Look through the lines below and copy each one that includes "multiple".

--------------------------------------------------

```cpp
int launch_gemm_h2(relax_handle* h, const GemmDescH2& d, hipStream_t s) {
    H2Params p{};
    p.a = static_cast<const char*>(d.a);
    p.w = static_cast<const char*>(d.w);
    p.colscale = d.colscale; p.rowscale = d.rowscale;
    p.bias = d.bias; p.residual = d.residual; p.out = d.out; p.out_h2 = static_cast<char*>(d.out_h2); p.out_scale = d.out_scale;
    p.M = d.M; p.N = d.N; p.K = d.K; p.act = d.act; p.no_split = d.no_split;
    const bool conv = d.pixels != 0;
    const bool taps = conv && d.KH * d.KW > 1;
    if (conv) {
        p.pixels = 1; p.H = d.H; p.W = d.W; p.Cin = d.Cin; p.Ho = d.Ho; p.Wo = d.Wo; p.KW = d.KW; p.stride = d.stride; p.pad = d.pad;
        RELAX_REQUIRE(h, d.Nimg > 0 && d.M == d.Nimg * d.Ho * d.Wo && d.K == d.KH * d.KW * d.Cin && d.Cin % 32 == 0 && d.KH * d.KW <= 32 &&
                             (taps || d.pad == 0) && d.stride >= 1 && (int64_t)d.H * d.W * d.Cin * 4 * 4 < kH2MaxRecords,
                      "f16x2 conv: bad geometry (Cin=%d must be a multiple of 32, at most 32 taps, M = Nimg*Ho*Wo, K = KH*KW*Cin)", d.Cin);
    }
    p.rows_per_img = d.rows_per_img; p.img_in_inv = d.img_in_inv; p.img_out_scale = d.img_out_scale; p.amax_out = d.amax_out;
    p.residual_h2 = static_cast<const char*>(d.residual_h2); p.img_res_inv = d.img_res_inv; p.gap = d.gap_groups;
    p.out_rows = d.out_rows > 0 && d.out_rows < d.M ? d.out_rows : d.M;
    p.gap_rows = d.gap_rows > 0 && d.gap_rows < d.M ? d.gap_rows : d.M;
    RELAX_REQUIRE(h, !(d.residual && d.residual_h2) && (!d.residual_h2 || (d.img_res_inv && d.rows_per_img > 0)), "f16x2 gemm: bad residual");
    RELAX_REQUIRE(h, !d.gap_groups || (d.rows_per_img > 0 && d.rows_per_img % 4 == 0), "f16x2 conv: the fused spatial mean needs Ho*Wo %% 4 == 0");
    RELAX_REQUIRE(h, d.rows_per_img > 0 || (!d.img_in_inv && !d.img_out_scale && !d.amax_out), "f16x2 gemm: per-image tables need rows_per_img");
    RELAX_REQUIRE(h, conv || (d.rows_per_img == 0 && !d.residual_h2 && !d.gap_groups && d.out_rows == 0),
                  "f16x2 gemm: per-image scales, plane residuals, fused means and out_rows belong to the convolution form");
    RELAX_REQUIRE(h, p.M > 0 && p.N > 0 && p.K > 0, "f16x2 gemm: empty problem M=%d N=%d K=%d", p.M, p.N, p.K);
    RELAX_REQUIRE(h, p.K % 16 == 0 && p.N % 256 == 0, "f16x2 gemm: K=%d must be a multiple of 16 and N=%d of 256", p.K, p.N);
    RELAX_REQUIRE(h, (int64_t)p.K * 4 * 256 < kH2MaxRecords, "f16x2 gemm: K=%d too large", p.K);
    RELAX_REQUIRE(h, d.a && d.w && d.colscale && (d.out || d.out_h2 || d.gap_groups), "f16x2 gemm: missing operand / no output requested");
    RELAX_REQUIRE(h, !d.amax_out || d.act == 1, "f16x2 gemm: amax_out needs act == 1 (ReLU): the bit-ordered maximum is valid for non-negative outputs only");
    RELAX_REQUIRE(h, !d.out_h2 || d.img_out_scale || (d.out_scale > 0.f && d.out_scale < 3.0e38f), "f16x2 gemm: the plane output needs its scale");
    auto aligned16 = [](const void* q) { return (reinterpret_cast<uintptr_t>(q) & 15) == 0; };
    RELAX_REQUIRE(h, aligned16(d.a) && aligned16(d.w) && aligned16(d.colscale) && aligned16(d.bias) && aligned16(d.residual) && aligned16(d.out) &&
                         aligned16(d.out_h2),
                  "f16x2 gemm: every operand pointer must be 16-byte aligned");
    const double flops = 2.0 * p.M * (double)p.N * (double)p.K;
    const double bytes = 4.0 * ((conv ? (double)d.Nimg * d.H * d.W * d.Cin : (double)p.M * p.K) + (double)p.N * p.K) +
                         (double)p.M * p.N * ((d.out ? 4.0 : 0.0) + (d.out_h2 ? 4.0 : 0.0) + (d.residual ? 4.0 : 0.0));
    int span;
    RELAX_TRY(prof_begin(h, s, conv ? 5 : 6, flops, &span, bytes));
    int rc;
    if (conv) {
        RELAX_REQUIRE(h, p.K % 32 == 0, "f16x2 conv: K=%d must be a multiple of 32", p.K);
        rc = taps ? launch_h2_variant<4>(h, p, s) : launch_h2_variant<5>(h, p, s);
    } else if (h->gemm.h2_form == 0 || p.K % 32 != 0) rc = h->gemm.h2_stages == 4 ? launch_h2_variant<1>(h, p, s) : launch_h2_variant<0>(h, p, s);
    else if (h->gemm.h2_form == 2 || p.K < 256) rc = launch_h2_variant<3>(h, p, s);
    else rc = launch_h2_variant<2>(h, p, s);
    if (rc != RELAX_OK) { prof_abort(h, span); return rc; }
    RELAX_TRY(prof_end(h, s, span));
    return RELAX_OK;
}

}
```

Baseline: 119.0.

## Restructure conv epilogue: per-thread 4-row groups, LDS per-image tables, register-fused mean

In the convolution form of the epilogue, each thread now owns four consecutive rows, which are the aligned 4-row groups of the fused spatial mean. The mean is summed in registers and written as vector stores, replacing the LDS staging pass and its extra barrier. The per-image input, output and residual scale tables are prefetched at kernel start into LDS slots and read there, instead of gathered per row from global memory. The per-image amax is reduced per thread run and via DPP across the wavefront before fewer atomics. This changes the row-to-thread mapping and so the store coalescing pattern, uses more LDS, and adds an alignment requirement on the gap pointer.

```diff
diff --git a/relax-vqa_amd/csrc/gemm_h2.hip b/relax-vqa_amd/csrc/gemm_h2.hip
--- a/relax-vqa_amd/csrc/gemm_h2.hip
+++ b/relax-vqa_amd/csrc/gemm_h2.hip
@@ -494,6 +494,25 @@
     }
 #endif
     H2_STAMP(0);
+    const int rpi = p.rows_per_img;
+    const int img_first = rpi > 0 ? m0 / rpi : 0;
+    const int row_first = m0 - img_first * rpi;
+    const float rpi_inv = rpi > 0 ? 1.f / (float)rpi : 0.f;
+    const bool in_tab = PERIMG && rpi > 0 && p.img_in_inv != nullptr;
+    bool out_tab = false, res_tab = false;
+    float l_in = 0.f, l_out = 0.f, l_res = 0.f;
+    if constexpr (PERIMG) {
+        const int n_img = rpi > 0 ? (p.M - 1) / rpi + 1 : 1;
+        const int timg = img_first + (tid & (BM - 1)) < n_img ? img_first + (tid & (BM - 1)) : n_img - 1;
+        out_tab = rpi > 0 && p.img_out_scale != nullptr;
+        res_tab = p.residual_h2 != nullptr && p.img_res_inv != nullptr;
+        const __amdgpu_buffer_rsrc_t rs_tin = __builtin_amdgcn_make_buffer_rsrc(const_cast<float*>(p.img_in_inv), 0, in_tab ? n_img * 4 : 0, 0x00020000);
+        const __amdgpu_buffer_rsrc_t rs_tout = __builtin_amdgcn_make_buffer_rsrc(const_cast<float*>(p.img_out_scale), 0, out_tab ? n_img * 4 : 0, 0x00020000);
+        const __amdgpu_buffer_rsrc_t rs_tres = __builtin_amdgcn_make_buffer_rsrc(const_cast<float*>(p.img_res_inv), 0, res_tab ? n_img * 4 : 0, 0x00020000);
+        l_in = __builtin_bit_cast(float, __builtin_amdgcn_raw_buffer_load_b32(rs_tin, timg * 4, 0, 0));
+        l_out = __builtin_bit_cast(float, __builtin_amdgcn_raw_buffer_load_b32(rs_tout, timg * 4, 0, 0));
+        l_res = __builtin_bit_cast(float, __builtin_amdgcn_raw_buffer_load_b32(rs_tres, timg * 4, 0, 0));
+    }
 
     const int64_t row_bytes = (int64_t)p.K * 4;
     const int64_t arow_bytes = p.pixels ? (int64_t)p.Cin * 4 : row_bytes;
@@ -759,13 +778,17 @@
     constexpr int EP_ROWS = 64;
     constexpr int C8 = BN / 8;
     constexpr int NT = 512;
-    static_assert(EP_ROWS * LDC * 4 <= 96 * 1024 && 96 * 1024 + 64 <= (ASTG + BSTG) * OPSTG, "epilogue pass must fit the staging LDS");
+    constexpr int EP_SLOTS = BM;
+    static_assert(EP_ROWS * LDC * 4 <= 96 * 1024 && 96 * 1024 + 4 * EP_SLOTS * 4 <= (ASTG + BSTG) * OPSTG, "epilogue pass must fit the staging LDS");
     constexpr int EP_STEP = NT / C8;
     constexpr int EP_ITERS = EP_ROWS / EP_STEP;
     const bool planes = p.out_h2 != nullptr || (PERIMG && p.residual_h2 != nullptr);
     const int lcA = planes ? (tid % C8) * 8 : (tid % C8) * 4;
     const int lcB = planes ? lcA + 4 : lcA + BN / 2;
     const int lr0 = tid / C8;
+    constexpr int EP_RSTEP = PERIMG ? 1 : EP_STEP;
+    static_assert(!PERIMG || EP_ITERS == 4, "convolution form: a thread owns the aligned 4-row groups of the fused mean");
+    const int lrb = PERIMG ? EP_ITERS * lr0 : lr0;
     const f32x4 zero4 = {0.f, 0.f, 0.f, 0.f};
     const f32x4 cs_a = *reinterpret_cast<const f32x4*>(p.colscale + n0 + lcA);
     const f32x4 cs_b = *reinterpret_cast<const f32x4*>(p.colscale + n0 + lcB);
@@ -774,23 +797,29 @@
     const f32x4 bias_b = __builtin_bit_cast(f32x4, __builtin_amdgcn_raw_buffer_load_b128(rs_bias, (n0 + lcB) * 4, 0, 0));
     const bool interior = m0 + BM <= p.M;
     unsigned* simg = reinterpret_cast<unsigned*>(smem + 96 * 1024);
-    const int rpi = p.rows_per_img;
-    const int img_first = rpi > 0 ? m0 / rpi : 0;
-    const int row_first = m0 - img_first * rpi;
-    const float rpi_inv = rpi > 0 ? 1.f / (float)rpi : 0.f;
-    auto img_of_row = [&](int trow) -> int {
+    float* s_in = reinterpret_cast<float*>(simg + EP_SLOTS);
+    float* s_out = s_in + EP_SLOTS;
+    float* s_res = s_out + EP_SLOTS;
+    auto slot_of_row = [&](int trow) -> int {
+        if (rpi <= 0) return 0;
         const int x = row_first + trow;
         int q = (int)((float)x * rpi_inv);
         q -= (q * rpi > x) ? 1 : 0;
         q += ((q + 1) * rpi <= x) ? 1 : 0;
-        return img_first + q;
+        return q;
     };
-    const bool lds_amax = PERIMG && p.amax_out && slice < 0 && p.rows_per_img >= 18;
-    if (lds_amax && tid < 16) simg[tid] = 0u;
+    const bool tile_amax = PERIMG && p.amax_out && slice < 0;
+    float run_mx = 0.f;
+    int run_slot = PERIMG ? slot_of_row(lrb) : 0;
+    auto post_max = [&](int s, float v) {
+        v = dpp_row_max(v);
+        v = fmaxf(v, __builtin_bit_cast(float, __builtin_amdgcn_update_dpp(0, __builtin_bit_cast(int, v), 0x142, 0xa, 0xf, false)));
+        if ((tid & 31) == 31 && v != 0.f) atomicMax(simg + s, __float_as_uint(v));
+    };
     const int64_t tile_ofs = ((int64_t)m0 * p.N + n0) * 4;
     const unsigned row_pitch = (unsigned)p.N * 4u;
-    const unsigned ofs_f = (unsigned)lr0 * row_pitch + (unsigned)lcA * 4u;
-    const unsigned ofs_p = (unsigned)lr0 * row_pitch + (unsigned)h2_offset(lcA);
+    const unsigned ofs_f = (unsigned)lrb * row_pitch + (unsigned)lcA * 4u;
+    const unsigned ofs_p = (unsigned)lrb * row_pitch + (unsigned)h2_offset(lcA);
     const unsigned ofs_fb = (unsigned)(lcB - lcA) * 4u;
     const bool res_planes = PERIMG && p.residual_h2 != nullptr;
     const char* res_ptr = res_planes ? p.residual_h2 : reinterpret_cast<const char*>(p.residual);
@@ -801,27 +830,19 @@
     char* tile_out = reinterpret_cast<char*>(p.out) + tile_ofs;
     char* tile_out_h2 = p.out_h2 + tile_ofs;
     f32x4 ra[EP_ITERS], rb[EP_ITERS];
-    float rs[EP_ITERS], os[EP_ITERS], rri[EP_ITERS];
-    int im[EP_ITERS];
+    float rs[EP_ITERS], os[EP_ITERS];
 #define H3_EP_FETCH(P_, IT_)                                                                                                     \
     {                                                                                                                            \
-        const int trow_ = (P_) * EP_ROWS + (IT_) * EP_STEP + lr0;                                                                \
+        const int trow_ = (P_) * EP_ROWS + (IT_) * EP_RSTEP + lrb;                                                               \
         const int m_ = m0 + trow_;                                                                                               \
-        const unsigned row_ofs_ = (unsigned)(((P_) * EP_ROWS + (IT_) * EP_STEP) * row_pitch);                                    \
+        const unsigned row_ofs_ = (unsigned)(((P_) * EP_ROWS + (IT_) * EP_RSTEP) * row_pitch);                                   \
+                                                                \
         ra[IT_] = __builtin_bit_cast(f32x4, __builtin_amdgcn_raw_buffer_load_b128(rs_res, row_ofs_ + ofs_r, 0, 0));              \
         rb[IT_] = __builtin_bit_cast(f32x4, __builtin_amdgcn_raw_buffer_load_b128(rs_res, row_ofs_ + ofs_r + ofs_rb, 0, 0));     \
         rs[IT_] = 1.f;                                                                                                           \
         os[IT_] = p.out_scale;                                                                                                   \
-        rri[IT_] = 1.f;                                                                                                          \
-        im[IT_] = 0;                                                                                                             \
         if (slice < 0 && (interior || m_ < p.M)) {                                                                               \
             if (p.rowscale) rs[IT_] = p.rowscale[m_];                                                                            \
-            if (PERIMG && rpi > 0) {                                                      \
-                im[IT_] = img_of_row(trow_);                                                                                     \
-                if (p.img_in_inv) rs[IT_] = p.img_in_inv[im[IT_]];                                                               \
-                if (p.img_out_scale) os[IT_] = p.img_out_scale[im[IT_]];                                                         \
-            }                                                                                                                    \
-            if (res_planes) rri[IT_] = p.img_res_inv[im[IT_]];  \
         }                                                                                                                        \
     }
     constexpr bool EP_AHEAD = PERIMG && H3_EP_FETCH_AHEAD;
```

--------------------------------------------------

▶ **ANSWER SECTION**
                      "f16x2 conv: bad geometry (Cin=%d must be a multiple of 32, at most 32 taps, M = Nimg*Ho*Wo, K = KH*KW*Cin)", d.Cin);
    RELAX_REQUIRE(h, p.K % 16 == 0 && p.N % 256 == 0, "f16x2 gemm: K=%d must be a multiple of 16 and N=%d of 256", p.K, p.N);
        RELAX_REQUIRE(h, p.K % 32 == 0, "f16x2 conv: K=%d must be a multiple of 32", p.K);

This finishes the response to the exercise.